I could see if he did this with other women but he doesn't. I have worked with him for years and i have never seen hum act like this with any other coworker before!!! He actually seems very calm and at ease with everyone else--even the *really attractive school teachers* in the building--so why me?I'm just a Preschool teacher.

He's maentenance/custodial by the way and i run the Daycare.

What do you think? Thank you for reading.


----------



## SilentOutcast (Oct 26, 2010)

InLoveWithaShyGuy said:


> This is my story...
> 
> What is it when a man is ONLY scared to be around one girl, he can talk to everyone else comfortably in the room/building (including attractive women) talk, laugh, be silly, etc. but when he gets around this ONE girl he becomes, jittery, extremely anxious, can't look at her (unless its from across a room which he always does) and looks completely frightened and looks like he has *tunnel vision when i get close to him physically*. Deer in head lights type of thing!
> 
> ...


I think he might feel something like this when he see's you.


----------



## Brightpaperwarewolf (Oct 16, 2008)

There's a woman I had a crush on for a long time. I'll never show or tell about how I feel about her. There's the point that she has a boyfriend, but even if she didn't, I still wouldn't reveal my feelings. I tried to think about others, move on, but I can't get her out of my head. When I close my eyes, all I see is her face. 

I dunno, in some way, I think she feels the same way about me. Sometimes we catch each other looking at each other. Even when I try, there's are moments I can't resist staring at her. However, I'd like to believe I'm just imagining things because she has a boyfriend after all. That's why it's so frustrating I can't move on, I only want her. 

But in your case, why don't you go up to him and tell him how you feel if you noticed? Baking cookies and cards isn't enough for a signal!


----------



## ReluctantRecluse (Oct 26, 2010)

InLoveWithaShyGuy said:


> I just can't imagine having such a serious crush on someone (to the point where you are driving by their house) but never being able to express it either with words or actions!
> 
> So if she finds out, whats the worst thing she can say..no? What if she figures it out by *your behavior* towards her? And don't you care if she feels the same way??? Wouldn't you be dying to know?


The worst thing that she could say? I've lost a lot of friends to this actually, I grow attached and if I do summon the courage to say I have feelings, their response is "I don't think I can be your friend anymore".

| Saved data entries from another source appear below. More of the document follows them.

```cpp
__device__ __forceinline__ void rx2_decode_pending(RxShared2 *sh, const rd_sync_args &a, int b)
{
    RxScalars *S = &sh->S;
    DecShared2 *ds = (DecShared2 *)&sh->dec_raw[0];
    rd_rx_round *rnd = a.round + b;
    rd_rx_stream *st = a.st + b;
    const int tid = rx_tid();
    const int Tb = S->n_rows;
    PH2_T0();
    for (int i = tid; i < RD_RXBUF; i += NT2) { st->rx_buf[i][0] = sh->rxb[i].x; st->rx_buf[i][1] = sh->rxb[i].y; }
    for (int i = tid; i < RD_NMF; i += NT2) { st->rowsum1[i] = sh->rowsum1[i]; st->rowsum2[i] = sh->rowsum2[i]; }
    __syncthreads();
    PH2(19);
    for (int i = tid; i < Tb; i += NT2) ds->rst[i] = rnd->row_reset[i];
    if (tid == 0) S->lds_sync = 0;
    __syncthreads();
    for (int c0 = 0; c0 < Tb; c0 += DQ2_ROWS) {
        const int n = min(DQ2_ROWS, Tb - c0);
        unsigned rstmask = 0u;
        for (int t = 0; t < n; t++) rstmask |= ds->rst[c0 + t] ? (1u << t) : 0u;
        if (!CENSUS(1)) dq2_layers(ds, a.dec, b, a.dec.z + (size_t)b * a.dec.z_sb + (size_t)c0 * RD_LATENT, a.dec.out + (size_t)b * a.dec.out_sb + (size_t)c0 * a.dec.out_w, n, rstmask, CENSUS(2));
    }
    const float *f84 = a.dec.out + (size_t)b * a.dec.out_sb;
    for (int r = tid; r < Tb; r += NT2) ds->err[r] = f84[r * 84 + 20] > 0.0f ? 1 : 0;
    float *out = a.features_out + (size_t)b * a.feat_stride + (size_t)S->out_base * RD_FEAT_MF;
    for (int i0 = tid; i0 < (Tb / 3) * RD_FEAT_MF; i0 += 4 * NT2) {
        float v[4];
#pragma unroll
        for (int q = 0; q < 4; q++) {
            const int i = min(i0 + q * NT2, (Tb / 3) * RD_FEAT_MF - 1), fr = i / 36, j = i - fr * 36;
            const int row = fr >> 2, sub = fr & 3;
            v[q] = f84[row * 84 + sub * 21 + min(j, 19)];
            if (j >= 20) v[q] = 0.0f;
        }
#pragma unroll
        for (int q = 0; q < 4; q++) { const int i = i0 + q * NT2; if (i < (Tb / 3) * RD_FEAT_MF) out[i] = v[q]; }
    }
    __syncthreads();
    if (a.trace) {
        for (int c = S->batch_call0 + tid; c < S->n_calls; c += NT2) {
            const int idx = rnd->call_trace_idx[c];
            if (idx >= a.trace_cap) continue;
            int e = 0;
            for (int r = rnd->call_row_lo[c]; r < rnd->call_row_hi[c]; r++) e += ds->err[r];
            a.trace[(size_t)b * a.trace_cap + idx].uw_errors += e;
        }
    }
    if (tid == 0) {
        int add = 0;
        for (int r = S->uw_from_row; r < Tb; r++) add += ds->err[r];
        S->uw_errors += add;
        S->out_base += Tb / 3; S->n_rows = 0; S->uw_from_row = 0; S->pending_valid = 0; S->batch_call0 = S->n_calls; S->need_decode = 0;
    }
    __syncthreads();
    PH2_RESTART();
    rx2_load_rxbuf(sh, st, tid);
    __syncthreads();
    PH2(19);
}

__device__ __forceinline__ void rx2_bypass_pending(RxShared2 *sh, const rd_sync_args &a, int b)
{
    RxScalars *S = &sh->S;
    const int tid = rx_tid();
    const int Tb = S->n_rows;
    const float *z = a.dec.z + (size_t)b * a.dec.z_sb;
    float *out = a.features_out + (size_t)b * a.feat_stride + (size_t)S->out_base * RD_ZMF;
    for (int i = tid; i < Tb * RD_LATENT; i += NT2) out[i] = z[i];
    __syncthreads();
    if (tid == 0) { S->out_base += Tb / 3; S->n_rows = 0; S->uw_from_row = 0; S->pending_valid = 0; S->batch_call0 = S->n_calls; S->need_decode = 0; }
    __syncthreads();
}

typedef __attribute__((address_space(3))) const u32x2 lds_cu32x2;
template <int NRT, int DA, class Pre, class Side>
__device__ __forceinline__ void check2_rows_q(RxShared2 *sh, const unsigned short *corrq16_, const unsigned short *corra16_, int frame, int rt0, int lane, float rx_unsc_, Pre pre, Side side)
{
// ... 853 lines not shown
```

Baseline: 83.36 million.

## Stream detection A operands from global into registers instead of LDS double buffer

The correlation A-operand slices now load directly from global memory into registers per wave, prefetched two steps ahead, instead of being staged cooperatively through an LDS double buffer with a workgroup barrier after each stage. This removes five __syncthreads per group and the sA LDS buffer. The previous-pass values are now prefetched earlier, overlapped with the final MFMA step, and the next group's first A slices are prefetched during the epilogue. In exchange every wave issues its own redundant global loads and register pressure rises (AL/AH arrays, pv[5][10]), which may reduce occupancy or cause spills.

```diff
diff --git a/radae_amd/csrc/rade_rx.hip b/radae_amd/csrc/rade_rx.hip
--- a/radae_amd/csrc/rade_rx.hip
+++ b/radae_amd/csrc/rade_rx.hip
@@ -486,7 +486,6 @@
             };
           };
           struct {
-            __attribute__((aligned(16))) _Float16 sA[2][2 * 2 * 2 * 64 * 8];
             __attribute__((aligned(16))) _Float16 sA2[5 * 2 * 64 * 8];
             unsigned srxh[RD_RXBUF], srxl[RD_RXBUF];
           };
@@ -578,30 +577,33 @@
                                              float rx_unsc_, float &best, int &bt, int &bfi)
 {
     constexpr int RT = 5, NTF = 5, TPW = 15;
+    constexpr int AREQ = 3;
     static_assert(TPW * NW2 * 16 == RD_NMF && TPW % RT == 0, "timing tiles per wavefront");
     const int tid = rx_tid(), wave = rx2_wave(), lane = tid & 63, i = lane & 15, g = lane >> 4;
     const float rx_unsc = rx_unsc_ * 0x1p-3f;
     const __amdgpu_buffer_rsrc_t qrs = __builtin_amdgcn_make_buffer_rsrc((void *)uni_ptr(corrq16_), 0, 2 * 10 * 2048, 0x00020000);
     const int vo = tid * 16;
-    u32x4 stg[2];
-    auto stage_load = [&](int sb) {
-        stg[0] = __builtin_amdgcn_raw_buffer_load_b128(qrs, vo, sb * 4096, 0); stg[1] = __builtin_amdgcn_raw_buffer_load_b128(qrs, vo, sb * 4096 + 10 * 2048, 0);
+    u32x4 nxL[2][2], nxH[2][2];
+    auto fetchL = [&](u32x4 (&d)[2], int s) {
+#pragma unroll
+        for (int u = 0; u < 2; u++) d[u] = __builtin_amdgcn_raw_buffer_load_b128(qrs, lane * 16, ((u * 10 + s) * 2 + 1) * 1024, 0);
     };
-    auto stage_store = [&](int buf) { _Float16 *d = &sh->sA[buf][tid * 8]; *(u32x4 *)d = stg[0]; *(u32x4 *)(d + 256 * 8) = stg[1]; };
+    auto fetchH = [&](u32x4 (&d)[2], int s) {
+#pragma unroll
+        for (int u = 0; u < 2; u++) d[u] = __builtin_amdgcn_raw_buffer_load_b128(qrs, lane * 16, ((u * 10 + s) * 2 + 0) * 1024, 0);
+    };
     PH2_T0();
     {
         const __amdgpu_buffer_rsrc_t ars = __builtin_amdgcn_make_buffer_rsrc((void *)uni_ptr(corra16_), 0, 5 * 2048, 0x00020000);
         const u32x4 t0 = __builtin_amdgcn_raw_buffer_load_b128(ars, vo, 0, 0), t1 = __builtin_amdgcn_raw_buffer_load_b128(ars, vo, 4096, 0);
         u32x4 t2 = { 0u, 0u, 0u, 0u };
         if (wave < 2) t2 = __builtin_amdgcn_raw_buffer_load_b128(ars, vo, 8192, 0);
-        stage_load(0);
+        fetchL(nxL[0], 0); fetchH(nxH[0], 0); fetchL(nxL[1], 1); fetchH(nxH[1], 1);
         _Float16 *d = &sh->sA2[tid * 8];
         *(u32x4 *)d = t0; *(u32x4 *)(d + 256 * 8) = t1;
         if (wave < 2) *(u32x4 *)(d + 512 * 8) = t2;
-        stage_store(0);
     }
     float lbest = best; int lkey = 0x7fffffff;
-    int pb = 0;
     __syncthreads();
     PH2(15);
 #pragma unroll 1
@@ -621,58 +623,56 @@
             for (int rt = 0; rt < RT; rt++)
 #pragma unroll
                 for (int j = 0; j < 4; j++) { wh[rt][j] = ph[16 * (T0 + rt) + j]; wl[rt][j] = pl[16 * (T0 + rt) + j]; }
-#pragma unroll
-            for (int sb = 0; sb < 5; sb++) {
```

Some people can't stand to think a friend would want them as more than a friend. So what's worst than rejection? I suppose losing a friend. It does occasionally happen, perhaps its even happened to this person you mentioned and he's afraid if he told you how he felt you'd just avoid him for having heard him say it.


----------



## InLoveWithaShyGuy (Dec 18, 2010)

No its not that..we are not friendly in that way..he is too anxious, self conscious and very nervous around me to ever be my friend. I wish we could, i've tried..his fear is too paralyzing.

I know its not about losing my friendship..he does like my attention though. 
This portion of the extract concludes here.